En este punto cabe resaltar, que del análisis de los citados numerales no se desprende la exigencia que se refiere en la demanda de amparo, pues el pago se prevé como un requisito, pero sólo para quien desee continuar en uno de los programas educativos de la Universidad Autónoma de Nuevo León, ya sea en educación media o superior. De lo que se puede concluir, que si la quejosa no deseara continuar con dicho programa educativo, tiene a su alcance las demás opciones que ofrece el Estado en materia educativa, en las que, en su caso, resultara aplicable la gratuidad que dispone el artículo 3o., fracción IV, constitucional.
Desde otro aspecto, en oposición a las disposiciones reglamentarias de orden interno de la Universidad Autónoma de Nuevo León, que establecen cuotas para que una persona pueda ingresar a ella y seguir los cursos correspondientes, sería indispensable que en el Texto Fundamental se garantizara el derecho de todo gobernado a realizar en forma gratuita estudios en instituciones no pertenecientes al Estado, como lo es la Universidad Autónoma de Nuevo León, lo que en el caso no ocurre, pues en un análisis preliminar no se desprende en ninguno de los preceptos constitucionales citados, que se establezca esa prerrogativa.

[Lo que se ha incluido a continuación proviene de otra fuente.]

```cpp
enum StageKind : int {
    ST_PLAIN = 0,
    ST_RK1 = 1,
    ST_RK2 = 2,
    ST_RK3 = 3,
    ST_RK4 = 4,
    ST_EULER = 5,
    ST_CFG_COND = 6
};
enum StageFlags : int {
    SF_CFG_COMBINE = 1,
    SF_CFG_2B = 2
};
// ... 204 lines not shown
    int ones_off;
    int fast;
    int max_c;
    int g_max, coef_n, cpar_n;
    int wide;
    int ring_off, ring_slot_bytes, n_ring, n_ring_deep;
    int stats_off, bar_off, smem_bytes, tmem_cols;
    int tab_off, tab_n;
    int wtab_off, n_chunks;
    int tabs_off;
    int nsplit;
    int xpart_off;
    int fmt;
    int film_dim;
    int cin0, dim, channels;
    int init_w_off, init_b_off, final_w_off, final_b_off;
    const uint16_t* wblob;
    const float* fblob;
    void* gt[CH_MAX_GT];
    Ctrl* ctrl;
    long long* dbg;
};

struct AttnFusedParams {
    int epi_warps;
    int B, H, W, C, nb, n, n_pad, n_mtiles;
    int full;
    int ktrans;
    int small;
    int fmt;
    unsigned wq_off, wk_off, wv_off, wo_off;
    int qkv_chunks, qkv_S, o_chunks, o_S;
    int bo_off, gamma_off, beta_off;
    int xh_off, p_off, v_off, ct_off, kmax_off, stats_off;
    int plane_bytes;
    int ring_off, ring_slot_bytes, n_ring, bar_off, smem_bytes, tmem_cols;
    int zero_off, zero_bytes;
    int col_k, col_v, col_ctx, col_q, col_out, col_proj;
    const uint16_t* wblob;
    const float* fblob;
    const void* x2;
    void* out; void* out_un; void* out_up;
    long long* dbg;
};

cudaError_t fused_configure();
int fused_max_active_clusters(int nsplit, int smem_bytes);
cudaError_t launch_chain(const ChainParams& p, const CUtensorMap* maps, int grid, cudaStream_t s);
cudaError_t launch_attn_fused(const AttnFusedParams& p, const CUtensorMap& xh_map, int grid, cudaStream_t s);


}
```

### flocoder_b200/csrc/fused_attn.cu

```cuda
#include "flo_internal.h"
#include "fused_common.cuh"

namespace flo {

struct RingA { int cc; };
__device__ __forceinline__ uint64_t desc64(uint32_t lo, uint32_t hi) {
    uint64_t d;
    asm("mov.b64 %0, {%1, %2};" : "=l"(d) : "r"(lo), "r"(hi));
    return d;
}
constexpr int ATTN_RING = 4;

__device__ __forceinline__ void attn_issue_chunk(const AttnFusedParams& p, uint32_t smem_base, uint32_t bar_full, uint32_t bar_empty,
                                                 int g, int qkv_bytes, int o_bytes) {
    const int qc = p.qkv_chunks;
    const uint16_t* w; int ci, bytes;
    if (g < qc) { w = p.wblob + p.wk_off; ci = g; bytes = qkv_bytes; }
    else if (g < 2 * qc) { w = p.wblob + p.wv_off; ci = g - qc; bytes = qkv_bytes; }
    else if (g < 3 * qc) { w = p.wblob + p.wq_off; ci = g - 2 * qc; bytes = qkv_bytes; }
    else { w = p.wblob + p.wo_off; ci = g - 3 * qc; bytes = o_bytes; }
    const int slot = g & (ATTN_RING - 1);
    if (g >= ATTN_RING) mbar_wait(bar_empty + 8 * slot, ((g / ATTN_RING) - 1) & 1);
    mbar_expect_tx(bar_full + 8 * slot, (uint32_t)bytes);
    bulk_load_1d(smem_base + p.ring_off + slot * p.ring_slot_bytes, reinterpret_cast<const uint8_t*>(w) + (size_t)ci * bytes,
// ... 86 lines not shown
}
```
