def _ptr(t):
    return C.c_void_p(t.data_ptr()) if t is not None else C.c_void_p(0)
# ... 47 lines not shown
        self._stats = torch.zeros(L.STATS_LEN, dtype=torch.float64, device=dev)
        tt = np.zeros(int(time_table_len), dtype=np.float64)
        self.lib.mr_fill_time_table_host(tt.ctypes.data_as(C.c_void_p), len(tt), self.params.time_span)
        self._tt = torch.from_numpy(tt).to(dev)

        self.per_env_params = bool(per_env_params)
        self._a0_row = self._sigma_row = self._mism_row = None
        if self.per_env_params:
            self._a0_row = torch.zeros(npad, dtype=torch.float64, device=dev)
            self._sigma_row = torch.zeros(npad, dtype=torch.float64, device=dev)
            self._mism_row = torch.zeros(npad, dtype=torch.uint8, device=dev)
        self._c_state = L.EnvState(*[_ptr(self._state[i]) for i in range(5)], _ptr(self._counter),
                                   _ptr(self._cursor), _ptr(self._status), _ptr(self._a0_row), _ptr(self._sigma_row),
                                   _ptr(self._mism_row))
        self._c_tt = L.TimeTable(_ptr(self._tt), len(tt), 0)
        self._c_out = L.StepOut(_ptr(self._obs), _ptr(self._rew), _ptr(self._done), _ptr(self._sp), npad)
        self._c_out_lean = L.StepOut(_ptr(self._obs), _ptr(self._rew), _ptr(self._done), C.c_void_p(0), npad)

        self.noise_kind = noise
        self._noise_table = None
        self._c_noise = L.Noise(_NOISE[noise], 0, C.c_void_p(0), 0, int(seed) & (2**64 - 1), 0, int(env_base), C.c_void_p(0))
        if noise == "table":
            if noise_table is None:
                raise ValueError("noise='table' needs noise_table[L, num_envs] (standard normals, float64)")
            self.set_noise_table(noise_table)
        self._step_index = 0
        self.want_state_prime = True
        self._pinned = {}
        self.kernel_launches = 0
        self._dev_index = self.device.index
        self._call_step = self.lib.mr_env_step
        self._b_state, self._b_params, self._b_tt = C.byref(self._c_state), C.byref(self.params), C.byref(self._c_tt)
        self._b_out, self._b_out_lean = C.byref(self._c_out), C.byref(self._c_out_lean)
        self._views = (self._obs[:, :n].t(), self._rew[:n], self._done[:n], {})

    @property
    def max_timesteps(self):
        return self.params.max_timesteps

    @max_timesteps.setter
    def max_timesteps(self, v):
        self.params.max_timesteps = int(v)

    @property
    def min_dist2goal(self):
        return self.params.min_dist2goal

    @min_dist2goal.setter
    def min_dist2goal(self, v):
# ... 60 lines not shown
    @property
    def counter(self):
        return self._counter[:self.num_envs]

    @property
    def obs(self):
        return self._obs[:, :self.num_envs].t()

    @property
    def status(self):
        return self._status[:self.num_envs]

    @property
    def stats(self):
        return self._stats

    def _stream(self):
        return C.c_void_p(torch.cuda.current_stream(self.device).cuda_stream)

    def set_noise_table(self, table):
        t = torch.as_tensor(table, dtype=torch.float64).to(self.device).contiguous()
        if t.dim() != 2 or t.shape[1] != self.num_envs:
            raise ValueError(f"noise_table must be [L, {self.num_envs}] (draw-major), got {tuple(t.shape)}")
        self._noise_table = t
        self._c_noise.table = t.data_ptr()
        self._c_noise.table_len = t.shape[0]

    def _noise_for(self, sigma):
        nz = self._c_noise
        if self.noise_kind == "table":
# ... 44 lines not shown
        init_t = None
        if init is not None:
            init_t = torch.as_tensor(np.asarray(init) if not torch.is_tensor(init) else init)
            init_t = init_t.to(device=self.device, dtype=self.dtype)
            if init_t.dim() == 1:
                init_t = init_t.reshape(1, 2).expand(n, 2)
            init_t = init_t.contiguous()
            if tuple(init_t.shape) != (n, 2):
                raise ValueError(f"init must be (2,) or ({n}, 2)")
        mask_t = None
        if mask is not None:
            mask_t = torch.as_tensor(mask).to(device=self.device, dtype=torch.uint8).contiguous()
        nz = self._noise_for(p.noise_var)
        rc = self.lib.mr_env_reset_ex(C.byref(self._c_state), n, self._dt, C.byref(p), C.byref(nz), _ptr(init_t),
                                      _ptr(mask_t), 1 if reset_cursor else 0, C.byref(rp) if rp is not None else None,
                                      C.byref(self._c_out), self._stream())
        L.check(rc, "mr_env_reset")
        self.kernel_launches += 1
        self._step_index += 1
        p.is_mismatched = 1 if is_mismatched else 0
        p.mism_at_reset = p.is_mismatched
        return self.obs

    def step(self, actions):
        if not torch.is_tensor(actions):
            return self.step_host(actions)
        n = self.num_envs
        a = actions
        if a.device != self.device or a.dtype is not self.dtype or not a.is_contiguous():
            a = a.to(device=self.device, dtype=self.dtype).contiguous()
        if a.numel() != 2 * n:
            raise ValueError(f"actions must be [{n}, 2]")
        nz = self._noise_for(self.params.noise_var)
        if torch.cuda.current_device() != self._dev_index:
            with torch.cuda.device(self.device):
                return self.step(a)
        rc = self._call_step(self._b_state, n, self._dt, self._b_params, C.byref(nz), self._b_tt, a.data_ptr(),
                             self._b_out if self.want_state_prime else self._b_out_lean,
                             torch.cuda.current_stream(self.device).cuda_stream)
        if rc:
            L.check(rc, "mr_env_step")
        self.kernel_launches += 1
        self._step_index += 1
        return self._views

    def capture_steps(self, action_buffers, k_steps=None):
        return StepGraph(self, action_buffers, k_steps)

    host_register_max = 16

    def _registered_view(self, a_np, hdt):
        want = np.float64 if hdt is torch.float64 else np.float32
        if a_np.dtype != want or not a_np.flags.c_contiguous or not a_np.flags.writeable or a_np.nbytes < (1 << 16):
            return None
# ... 19 lines not shown
            b = torch.empty(shape, dtype=dtype, pin_memory=True)
            self._pinned[key] = b
        return b

    def step_host(self, actions):
        n = self.num_envs
        fast = self._pinned.get("fast")
        if fast is not None and actions is fast[0] and self.host_mode == "direct" \
                and actions.dtype == (self.host_io_dtype or self.dtype):
            _, io_ref, ret = fast
            if torch.cuda.current_device() != self._dev_index:
                with torch.cuda.device(self.device):
                    return self.step_host(actions)
            nz = self._noise_for(self.params.noise_var)
            rc = self.lib.mr_env_step_host(None, self._b_state, n, self._dt, self._b_params, C.byref(nz), self._b_tt, io_ref,
                                           self._b_out if self.want_state_prime else self._b_out_lean, 0,
                                           torch.cuda.current_stream(self.device).cuda_stream)
            if rc:
                L.check(rc, "mr_env_step_host")
            self.kernel_launches += 1
            self._step_index += 1
            return ret
        direct = self.host_mode == "direct"
        io32 = direct and self.dtype is torch.float64 and self.host_io_dtype is torch.float32
        hdt = torch.float32 if io32 else self.dtype
        if torch.is_tensor(actions) and actions.device.type == "cpu" and actions.is_pinned() \
                and actions.dtype == hdt and actions.is_contiguous() and actions.numel() == 2 * n:
            a_pin = actions.view(n, 2)
            in_place = True
        else:
            in_place = False
# ... 23 lines not shown
            r_pin = self._pinned_buf("rew", (n,), hdt)
            r_np, r_ptr = r_pin.numpy(), r_pin.data_ptr()
        if fresh:
            o_pin.zero_()
        chunks = 0 if direct else self._host_chunks(n)
        with torch.cuda.device(self.device):
            pl = self._pinned.get("pipeline")
            if pl is None and chunks:
                h = C.c_void_p()
                L.check(self.lib.mr_host_pipeline_create(8, C.byref(h)), "mr_host_pipeline_create")
                pl = self._pinned["pipeline"] = h
            io = L.HostStepIO(a_pin.data_ptr(), a_dev.data_ptr() if a_dev is not None else 0, o_pin.data_ptr(), r_ptr,
                              d_pin.data_ptr(), self._np, 0, 1 if io32 else 0)
            nz = self._noise_for(self.params.noise_var)
            rc = self.lib.mr_env_step_host(pl, self._b_state, n, self._dt, self._b_params, C.byref(nz), self._b_tt, C.byref(io),
                                           self._b_out if self.want_state_prime else self._b_out_lean, chunks,
                                           torch.cuda.current_stream(self.device).cuda_stream)
        L.check(rc, "mr_env_step_host")
        self.kernel_launches += max(chunks, 1)
        self._step_index += 1
        ret = (o_pin[:, :n].numpy().T, r_np, d_pin.numpy().view(np.bool_), {})
        if in_place and chunks == 0:
            self._pinned["fast"] = (actions, C.byref(io), ret)
            self._pinned["fast_io"] = io
        return ret

    host_mode = "direct"
    host_chunks = 2
    host_io_dtype = None

    def _host_chunks(self, n, min_chunk=1 << 16):
# ... 80 lines not shown
            io.reset_init, io.reset_init_len = ri.data_ptr(), ri.shape[0]
            keep.append(ri)
        if record:
            res["xy"] = torch.empty(k, 2, n, dtype=self.dtype, device=self.device)
            io.traj_xy = res["xy"].data_ptr()
        if record_state_prime:
            res["state_prime"] = torch.empty(k, 2, n, dtype=self.dtype, device=self.device)
            io.traj_state_prime = res["state_prime"].data_ptr()
        if record_done:
            res["done_traj"] = torch.empty(k, n, dtype=torch.uint8, device=self.device)
            io.traj_done = res["done_traj"].data_ptr()
        if accumulate_stats:
            io.stats = self._stats.data_ptr()
        nz = self._noise_for(self.params.noise_var)
        rc = self.lib.mr_env_rollout(C.byref(self._c_state), n, self._dt, C.byref(self.params), C.byref(nz),
                                     C.byref(self._c_tt), C.byref(io), C.byref(self._c_out), self._stream())
        L.check(rc, "mr_env_rollout")
        self.kernel_launches += 1
        self._step_index += k
        res.update(obs=self.obs, rew=self._rew[:n], done=self._done[:n])
        return res

    def reset_stats(self):
        self._stats.zero_()

    def allreduce_stats(self, group=None):
        from .dist import merge_stats
        return merge_stats(self._stats, group)

    def stats_dict(self):
        v = self._stats.tolist()
# ... 55 lines not shown
    def __init__(self, env, action_buffers, k_steps=None):
        bufs = list(action_buffers)
        n = env.num_envs
        for a in bufs:
            if not (torch.is_tensor(a) and a.device == env.device and a.dtype is env.dtype and a.is_contiguous()
                    and a.numel() == 2 * n):
                raise ValueError(f"action buffers must be contiguous [{n}, 2] {env.dtype} tensors on {env.device}")
        self.env, self.buffers = env, bufs
        self.k_steps = int(k_steps if k_steps is not None else len(bufs))
        self._ctr = torch.zeros(1, dtype=torch.int64, device=env.device)
        self.graph = torch.cuda.CUDAGraph()
        with torch.cuda.device(env.device):
            env.step(bufs[0])
            torch.cuda.synchronize(env.device)
            nz = env._noise_for(env.params.noise_var)
            out = env._b_out if env.want_state_prime else env._b_out_lean
            with torch.cuda.graph(self.graph):
                stream = torch.cuda.current_stream(env.device).cuda_stream
                nz.offset_dev = self._ctr.data_ptr()
                try:
                    for k in range(self.k_steps):
                        nz.offset = k
                        rc = env._call_step(env._b_state, n, env._dt, env._b_params, C.byref(nz), env._b_tt,
                                            bufs[k % len(bufs)].data_ptr(), out, stream)
                        if rc:
                            L.check(rc, "mr_env_step (graph capture)")
                finally:
                    nz.offset_dev = None
        self._baked = self._param_key()

    def _param_key(self):
        p = self.env.params
        return (p.a0, p.noise_var, p.is_mismatched, p.auto_reset, p.max_timesteps, p.min_dist2goal, p.reward_mode,
                p.bound_xy, p.bound_d, tuple(p.init_low), tuple(p.init_high), self.env.want_state_prime)

    def replay(self):
        env = self.env
        if self._baked != self._param_key():
            raise RuntimeError("env parameters changed since the graph was captured: capture again")
        with torch.cuda.device(env.device):
            rc = env.lib.mr_counter_set(self._ctr.data_ptr(), env._step_index, env._stream())
            if rc:
                L.check(rc, "mr_counter_set")
            self.graph.replay()
        env._step_index += self.k_steps
        env.kernel_launches += self.k_steps + 1
        return env._views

En esos términos, son válidas las consideraciones establecidas por la entonces Tercera Sala de la Suprema Corte de Justicia de la Nación, en la tesis anteriormente referida, para dilucidar la procedencia de la concesión de la suspensión definitiva ya que, efectivamente, el artículo 3o. constitucional, que regula el sistema educativo nacional, en esencia, establece que es la educación que imparta el Estado la que será gratuita, y que las universidades y demás instituciones de educación superior a las que la ley otorgue autonomía, tendrán la facultad de gobernarse a sí mismas, así como que establecerán sus planes y programas de estudio y administrarán su patrimonio.
En las relatadas circunstancias, son de establecerse dos causales que impiden acceder a lo solicitado por la incidentista pues, además de que la naturaleza del acto reclamado constituye un acto negativo que hace inconducente la medida cautelar, también es claro que no se acredita el interés suspensional, pues de un análisis preliminar no se desprende en ninguno de los preceptos constitucionales, que se establezca la prerrogativa de gratuidad que reclama de la Universidad Autónoma de Nuevo León.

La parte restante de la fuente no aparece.